(Stored data)
-----

+int tta_self_block(const TokConfig& c, const TtaScratch& t, const Att& sa, const bf16_t* ns_w, const bf16_t* ns_b,
+                   const bf16_t* qcur, bf16_t* s1) {
+  const int B = c.B, E = c.E, H = c.num_heads, d = E / H, Q = c.num_query;
+  const int64_t qrows = (int64_t)B * Q;
+  const float scale = 1.0f / sqrtf((float)d);
+  const bool dry = t.dry;
+  hipStream_t st = t.st;
+  bf16_t *qproj = t.qproj, *qctx = t.qctx, *qo = t.qo;
+  if (c.attn_type == 2 && B == 1) {
+    U2_RUN(linear(qcur, E, sa.wv, sa.bv, qctx, E, qrows, E, E, 0, nullptr, 0, st));
+  } else if (c.attn_type == 2) {
+    { const int e = qkv_proj(qcur, sa, qproj, qrows, E, dry, st); if (e != U2_OK) return e; }
+    const int e = chunk_axis_attention(t.ar, qproj, qctx, 1, B, Q, H, d, scale, nullptr, c.max_seq_len, dry, st);
+    if (e != U2_OK) return e;
+  } else {
+    { const int e = qkv_proj(qcur, sa, qproj, qrows, E, dry, st); if (e != U2_OK) return e; }
+    if (c.attn_type == 1) {
+      U2_RUN(rope_apply(qproj, B, Q, 1, H, d, 3 * E, c.max_seq_len, 0, st));
+      U2_RUN(rope_apply(qproj + E, B, Q, 1, H, d, 3 * E, c.max_seq_len, 0, st));
+    }
+    AttnCore ac{qproj, qproj + E, qproj + 2 * E, 3 * E, 3 * E, 3 * E, (int64_t)Q * 3 * E, (int64_t)Q * 3 * E,
+                (int64_t)Q * 3 * E, qctx, E, (int64_t)Q * E, B, Q, Q, H, d, scale, sa.rb, c.max_seq_len};
+    const int e = attention_core(t.ar, ac, dry, st);
+    if (e != U2_OK) return e;
+  }
+  U2_RUN(linear(qctx, E, sa.wd, sa.bd, qo, E, qrows, E, E, 0, nullptr, 0, st));
+  U2_RUN(layernorm_bf16(qcur, qo, ns_w, ns_b, s1, 1, (int)qrows, E, 0, E, 0, E, 0, E, c.ln_eps, st));
+  return U2_OK;
+}
+
+int tta_query_prefix(const TokConfig& c, const void* const* W, const TtaScratch& t, bf16_t* qa, bf16_t* s1, bf16_t* qproj0) {
+  const int E = c.E, Q = c.num_query, base = tok_tta_base(c);
+  const int64_t qrows = (int64_t)c.B * Q;
+  const bool dry = t.dry;
+  hipStream_t st = t.st;
+  U2_RUN(fill_rows(tok_w(W, 0, dry), qa, c.B, (int64_t)Q * E, (int64_t)Q * E, st));
+  const int e = tta_self_block(c, t, tok_att(c, W, base, dry), tok_w(W, base + 27, dry), tok_w(W, base + 28, dry), qa, s1);
+  if (e != U2_OK) return e;
+  const Att va = tok_att(c, W, base + 9, dry);
+  U2_RUN(linear(s1, E, va.wq, va.bq, qproj0, E, qrows, E, E, 0, nullptr, 0, st));
+  return U2_OK;
+}
+inline size_t tta_prefix_half_bytes(const TokConfig& c) {
+  return (size_t)round_up((int64_t)c.B * c.num_query * c.E * (int64_t)sizeof(bf16_t), 256);
+}
+}
+
+size_t tokenizer_tta_prefix_bytes(const TokConfig& c) {
+  if (tok_check_config(c) != U2_OK || c.num_layers <= 0) return 0;
+  return 2 * tta_prefix_half_bytes(c);
+}
+
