template <int CO_TILE, int TH, int WCO, int WPX, bool HDB, int ACT, int ABL = 0, bool SPLITK = false, bool X1 = false>
__global__ __launch_bounds__(64 * WCO * WPX, (CO_TILE == 64 && TH == 8) ? 3 : 2) void conv3x3_x3_kernel(const ConvGemmParams p) {
  constexpr int NTH = 64 * WCO * WPX;
  constexpr int TW = 16, ROWB = 80, HWD = TW + 2, HPX = (TH + 2) * HWD, PX = TH * TW;
  constexpr int HALO_BYTES = HPX * ROWB, WROW = 64, W_BYTES = CO_TILE * WROW;
  constexpr int HCHUNKS = HPX * 4, HP = (HCHUNKS + NTH - 1) / NTH;
  constexpr int MT = CO_TILE / WCO / 32, NT = PX / WPX / 32;
  constexpr int NHB = HDB ? 2 : 1;
  constexpr int PL = 2;
  constexpr int HSTRIDE = HALO_BYTES;
  constexpr int LT = 0;
  constexpr int RING = HP > 3 ? HP : 3;
  static_assert(MT >= 1 && NT >= 1 && HP <= 6 && (HP <= 3 || !HDB), "tile shape");
  extern __shared__ __attribute__((aligned(16))) char smem[];
  char* const halo_base = smem;
  char* const w_base = smem + NHB * PL * HSTRIDE;
// ... 50 lines not shown
    const bool ok = hidx < HCHUNKS && (unsigned)gy < (unsigned)p.H && (unsigned)gx < (unsigned)p.W;
    h_goff[pc] = ok ? (gy * p.W + gx) * p.Cin + ch * 8 : -1;
    if constexpr ((ABL & 512) != 0) h_goff[pc] = ok ? ((gy >> 1) * (p.W >> 1) + (gx >> 1)) * p.Cin + ch * 8 : -1;
  }
  const size_t w_goff0 = (size_t)c_first * 9 * w_step + co0 * 32 + wave * 512 + lane * 8;

  f32x16_t acc[MT][NT];
#pragma unroll
  for (int i = 0; i < MT; ++i)
#pragma unroll
    for (int j = 0; j < NT; ++j)
#pragma unroll
      for (int r = 0; r < 16; ++r) acc[i][j][r] = 0.0f;

  h8_t fa[2][MT], fal[2][MT], fb[2][NT], fbl[2][NT];
  constexpr bool DIRECT_A = (ABL & 4096) != 0;
  h8_t ra[DIRECT_A ? 3 : 1][2][MT], ral[DIRECT_A ? 3 : 1][2][MT];
  const size_t w_a0 = (size_t)c_first * 9 * w_step + co0 * 32;
  u32x4 rh_hi[RING], rh_lo[RING];
#pragma unroll
  for (int r = 0; r < RING; ++r) rh_hi[r] = rh_lo[r] = zero4;
  const int s_last = KC * 9 - 1;

#define VP_DMA_W(BUF, SIDX)                                                                  \
  {                                                                                          \
    const int si_ = (SIDX) < s_last ? (SIDX) : s_last;                                       \
    const size_t base_ = (size_t)si_ * w_step + w_goff0;                                     \
    char* dst_ = w_base + (BUF) * PL * W_BYTES + wave * 1024;                                \
    _Pragma("unroll") for (int pc = 0; pc < WPIECES; ++pc) {                                 \
      VP_GLOBAL_LOAD_LDS16(p.w_hi + base_ + pc * NW * 512, dst_ + pc * NW * 1024);           \
      VP_GLOBAL_LOAD_LDS16(p.w_lo + base_ + pc * NW * 512, dst_ + W_BYTES + pc * NW * 1024); \
// ... 28 lines not shown
#define VP_READ_FRAGS(SET, WBUF, HBUF, TAPOFS)                                               \
  {                                                                                          \
    const char* wsrc_ = (WBUF) + (a_ofs0 ^ ((SET) * 32));                                    \
    if constexpr (!DIRECT_A) {                                                               \
    _Pragma("unroll") for (int i = 0; i < MT; ++i) {                                         \
      fa[SET][i] = *reinterpret_cast<const h8_t*>(wsrc_ + i * WCO * 32 * WROW);              \
      fal[SET][i] = *reinterpret_cast<const h8_t*>(wsrc_ + W_BYTES + i * WCO * 32 * WROW);   \
    }                                                                                        \
    }                                                                                        \
    _Pragma("unroll") for (int j = 0; j < NT; ++j) {                                         \
      fb[SET][j] = *reinterpret_cast<const h8_t*>((HBUF) + b_ofs0 + j * 2 * HWD * ROWB + (TAPOFS) + (SET) * 32); \
      fbl[SET][j] = *reinterpret_cast<const h8_t*>((HBUF) + HSTRIDE + b_ofs0 + j * 2 * HWD * ROWB + (TAPOFS) + (SET) * 32); \
    }                                                                                        \
  }
#define VP_MFMA(SET) VP_MFMA_RANGE(SET, 0, MT * NT)
#define VP_MFMA_RANGE(SET, Q0, Q1)                                                           \
  _Pragma("unroll") for (int q_ = (Q0); q_ < (Q1); ++q_) {                                   \
    const int i = q_ / NT, j = q_ % NT;                                                      \
    if constexpr ((ABL & 2) != 0) { acc[i][j][0] += (float)fa[SET][i][0] + (float)fal[SET][i][1] + (float)fb[SET][j][2] + (float)fbl[SET][j][3]; continue; } \
    if constexpr (DIRECT_A) {                                                                \
      acc[i][j] = __builtin_amdgcn_mfma_f32_32x32x16_f16(ral[aslot_][SET][i], fb[SET][j], acc[i][j], 0, 0, 0); \
      acc[i][j] = __builtin_amdgcn_mfma_f32_32x32x16_f16(ra[aslot_][SET][i], fbl[SET][j], acc[i][j], 0, 0, 0); \
      acc[i][j] = __builtin_amdgcn_mfma_f32_32x32x16_f16(ra[aslot_][SET][i], fb[SET][j], acc[i][j], 0, 0, 0);  \
      continue;                                                                              \
    }                                                                                        \
    if constexpr (X1) {                      \
      acc[i][j] = __builtin_amdgcn_mfma_f32_32x32x16_f16(fa[SET][i], fb[SET][j], acc[i][j], 0, 0, 0);   \
      acc[i][j] = __builtin_amdgcn_mfma_f32_32x32x16_f16(fal[SET][i], fbl[SET][j], acc[i][j], 0, 0, 0); \
      continue;                                                                              \
    }                                                                                        \
    acc[i][j] = __builtin_amdgcn_mfma_f32_32x32x16_f16(fal[SET][i], fb[SET][j], acc[i][j], 0, 0, 0); \
    acc[i][j] = __builtin_amdgcn_mfma_f32_32x32x16_f16(fa[SET][i], fbl[SET][j], acc[i][j], 0, 0, 0); \
    acc[i][j] = __builtin_amdgcn_mfma_f32_32x32x16_f16(fa[SET][i], fb[SET][j], acc[i][j], 0, 0, 0);  \
  }
#define VP_TAP(T)                                                                            \
  {                                                                                          \
    constexpr int tap_ofs_ = (((T) / 3) * HWD + ((T) % 3)) * ROWB;                           \
    constexpr int aslot_ = DIRECT_A ? (T) % 3 : 0;    \
    constexpr int tn_ = ((T) + 1) % 9;                                                       \
    constexpr int tap_next_ = ((tn_ / 3) * HWD + (tn_ % 3)) * ROWB;                          \
    const char* wcur_ = w_base + ((T) % 3) * PL * W_BYTES;                                   \
    const char* wnext_ = w_base + (((T) + 1) % 3) * PL * W_BYTES;                            \
    const char* hnext_ = ((T) == 8 && HDB) ? hbuf_other : hbuf;                              \
     \
     \
     \
     \
     \
     \
     \
     \
     \
     \
    if constexpr (HDB && (T) == 3 && !(ABL & 1) && !(ABL & 64)) {                            \
      if (next_chunk) { _Pragma("unroll") for (int pc = 0; pc < HP; ++pc) VP_STORE_H(pc, pc, hb ^ 1) } \
    }                                                                                        \
    if constexpr (DIRECT_A) {                                                                \
      if (next_chunk || (T) < 7) VP_LOAD_A(((T) + 2) % 3, c * 9 + (T) + 2)                   \
    } else if constexpr (!(ABL & 1) && !(ABL & 128)) {                                       \
      if (next_chunk || (T) < 7) VP_DMA_W(((T) + 2) % 3, c * 9 + (T) + 2)                     \
    }                                                                                        \
    __builtin_amdgcn_sched_barrier(0);                                                       \
    VP_MFMA_RANGE(0, 0, MT * NT / 2)                                                         \
    __builtin_amdgcn_sched_barrier(0);                                                       \
    if constexpr (!(ABL & 4)) VP_READ_FRAGS(1, wcur_, hbuf, tap_ofs_)                        \
    __builtin_amdgcn_sched_barrier(0);  \
    if constexpr (HDB && (T) == LT && !(ABL & 1) && !(ABL & 64)) {                           \
      _Pragma("unroll") for (int pc = 0; pc < HP; ++pc) VP_LOAD_H(pc, pc, next_chunk ? c + 1 : c) \
    }                                                                                        \
    if constexpr (!HDB && (T) < HP && !(ABL & 1) && !(ABL & 64)) {                           \
      if (next_chunk) VP_LOAD_H((T) % RING, (T) < HP ? (T) : 0, c + 1)                       \
    }                                                                                        \
    VP_MFMA_RANGE(0, MT * NT / 2, MT * NT)                                                   \
// ... 71 lines not shown
    const char* hbuf = halo_base + (HDB ? hb : 0) * PL * HSTRIDE;
    const char* hbuf_other = halo_base + (HDB ? (hb ^ 1) : 0) * PL * HSTRIDE;
    VP_TAP(0) VP_TAP(1) VP_TAP(2) VP_TAP(3) VP_TAP(4) VP_TAP(5) VP_TAP(6) VP_TAP(7) VP_TAP(8)
    hb ^= 1;
  }
  if constexpr ((ABL & 32) != 0) {
    if (blockIdx.x == 0 && tid == 0) {
      unsigned long long* dst = reinterpret_cast<unsigned long long*>(p.partial);
      dst[0] = __builtin_readcyclecounter() - probe_c0;
      dst[1] = __builtin_amdgcn_s_memrealtime() - probe_w0;
    }
  }
#undef VP_TAP
#undef VP_MFMA
#undef VP_MFMA_RANGE
#undef VP_READ_FRAGS
#undef VP_STORE_H
#undef VP_LOAD_H
#undef VP_LOAD_A
#undef VP_DMA_W

  constexpr int PITCH = CO_TILE * 2 + 16, STAGE_PLANE = PX * PITCH;
  static_assert(PL * STAGE_PLANE <= NHB * PL * HSTRIDE + 3 * PL * W_BYTES, "stage fits the main buffers");
  if constexpr ((ABL & 16) != 0) {
    if (p.H == -12345) {
#pragma unroll
      for (int i = 0; i < MT; ++i)
#pragma unroll
        for (int j = 0; j < NT; ++j)
#pragma unroll
          for (int r = 0; r < 16; ++r) p.out_f32[(i * NT + j) * 16 + r + tid * 64] = acc[i][j][r];
    }
    return;
  }
  if constexpr (SPLITK) {
    const PixPatch<TW> pixs{y0, x0, p.H, p.W};
    const int M = p.H * p.W;
#pragma unroll
// ... 53 lines not shown
    *reinterpret_cast<h8_t*>(p.out_hi + o) = *reinterpret_cast<const h8_t*>(smem + r * PITCH + c8 * 16);
    if constexpr (!X1) *reinterpret_cast<h8_t*>(p.out_lo + o) = *reinterpret_cast<const h8_t*>(smem + STAGE_PLANE + r * PITCH + c8 * 16);
  }
}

-----

▶ _Aim of the exercise_
The lines above, from the start of the records through the one containing "(c.attn_type == 2 &&", are to be printed exactly, and nothing else is to be included.

▶ _The answer_
+int tta_self_block(const TokConfig& c, const TtaScratch& t, const Att& sa, const bf16_t* ns_w, const bf16_t* ns_b,
+                   const bf16_t* qcur, bf16_t* s1) {
+  const int B = c.B, E = c.E, H = c.num_heads, d = E / H, Q = c.num_query;
+  const int64_t qrows = (int64_t)B * Q;
+  const float scale = 1.0f / sqrtf((float)d);
+  const bool dry = t.dry;
+  hipStream_t st = t.st;
+  bf16_t *qproj = t.qproj, *qctx = t.qctx, *qo = t.qo;
+  if (c.attn_type == 2 && B == 1) {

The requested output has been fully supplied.